Rascals case in brief

In the beginning, in 1989, more than 90 children at the Little Rascals Day Care Center in Edenton, North Carolina, accused a total of 20 adults with 429 instances of sexual abuse over a three-year period. It may have all begun with one parent’s complaint about punishment given her child.

Among the alleged perpetrators: the sheriff and mayor. But prosecutors would charge only Robin Byrum, Darlene Harris, Elizabeth “Betsy” Kelly, Robert “Bob” Kelly, Willard Scott Privott, Shelley Stone and Dawn Wilson – the Edenton 7.

Along with sodomy and beatings, allegations included a baby killed with a handgun, a child being hung upside down from a tree and being set on fire and countless other fantastic incidents involving spaceships, hot air balloons, pirate ships and trained sharks.

By the time prosecutors dropped the last charges in 1997, Little Rascals had become North Carolina’s longest and most costly criminal trial.

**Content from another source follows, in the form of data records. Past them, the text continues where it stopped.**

# zoj613/OccuSpytial

Hardware: AMD Instinct MI355X
Metric: Gibbs iterations/sec on 100x100 ICAR lattice, 4 chains; 1/2/4/8 GPUs (higher is better)
Workload: dtype f64; 1 GPU; 100x100 queen ICAR lattice, 10000 sites, 5 visits/site, p=q=2, 4 chains per GPU batched in every kernel (BASELINE configs[1] data, the metric's 4 chains); chains_per_gpu=4, total_chains=4, sites=10000, visit_rows=50000, parallelism=chains sharded 4/GPU, no data-path collective; one GPU, communicator=single process, problem_transport=none, krylov_cap=0, stalls=0, solve_form=k_iter, one XCD per chain, solve_workgroups_per_chain=23, main_stream_cus=160, fused_fallbacks=0, threads_per_block=64

## Files before the change

occuspytial_amd/csrc/occ_kernels.hpp:

```cpp
#pragma once
#include <float.h>
#include <hip/hip_runtime.h>
#include <stdint.h>

#include "occ_plan.hpp"
#include "occ_rng.hpp"
#include "occ_state.hpp"

namespace occ {


#ifndef OCC_SLOT_ALIGN
#define OCC_SLOT_ALIGN 8
#endif
struct alignas(OCC_SLOT_ALIGN) Slot {
    double beta1, beta, oldb, alfa, dbar, epsln, phibar, rhs1, rhs2, tnorm2, gmax, gmin, cs, sn, root;
    double ibeta;
    int itn;
    int istop;
    int done;
    int pad;
};

#define OCC_SLOT_FIELDS(X) \
// ... 450 lines not shown
    for (int k = 0; k < D; ++k) {
        const double e = normal(k);
#pragma unroll
        for (int i = k; i < D; ++i) o[i] += U[k][i] * e;
    }
#pragma unroll
    for (int i = 0; i < D; ++i) o[i] += r[i];
#pragma unroll
    for (int i = 0; i < D; ++i) {
        double v = o[i];
#pragma unroll
        for (int k = 0; k < i; ++k) v -= U[k][i] * o[k];
        o[i] = v / U[i][i];
    }
#pragma unroll
    for (int i = D - 1; i >= 0; --i) {
        double v = o[i];
#pragma unroll
        for (int k = i + 1; k < D; ++k) v -= U[i][k] * o[k];
        o[i] = v / U[i][i];
    }
#pragma unroll
    for (int i = 0; i < D; ++i) out[i] = o[i];
    return ok;
}

template <int D>
__device__ __forceinline__ bool precision_mvnorm_reg(const double (&acc)[nacc(D)], const double *prec0, const double *pbm,
                                                     uint64_t key, uint32_t it, uint32_t stream, double (&out)[D],
                                                     const double *eps_inj = nullptr)
{
    return precision_mvnorm_with<D>(acc, prec0, pbm, out,
                                    [=](int k) { return eps_inj ? eps_inj[k] : block_normal(key, (uint32_t)k, 0, it, stream); });
}


enum : int { SYNC_MAIN = 0, SYNC_ALPHA = 16, SYNC_NOISE = 32, SYNC_MAIN_SEQ = 48, SYNC_SIDE_SEQ = 52, SYNC_ABORT = 56, SYNC_DEBUG = 57, SYNC_WORDS = 64 };
constexpr unsigned SYNC_SPIN_LIMIT = 1u << 19;
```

Prosecutors kept defendants jailed in hopes at least one would turn against their supposed co-conspirators. Remarkably, none did. Another shameful record: Five defendants had to wait longer to face their accusers in court than anyone else in North Carolina history.

Between 1991 and 1997, Ofra Bikel produced three extraordinary episodes on the Little Rascals case for the PBS series “Frontline.” Although “Innocence Lost” did not deter prosecutors, it exposed their tactics and fostered nationwide skepticism and dismay.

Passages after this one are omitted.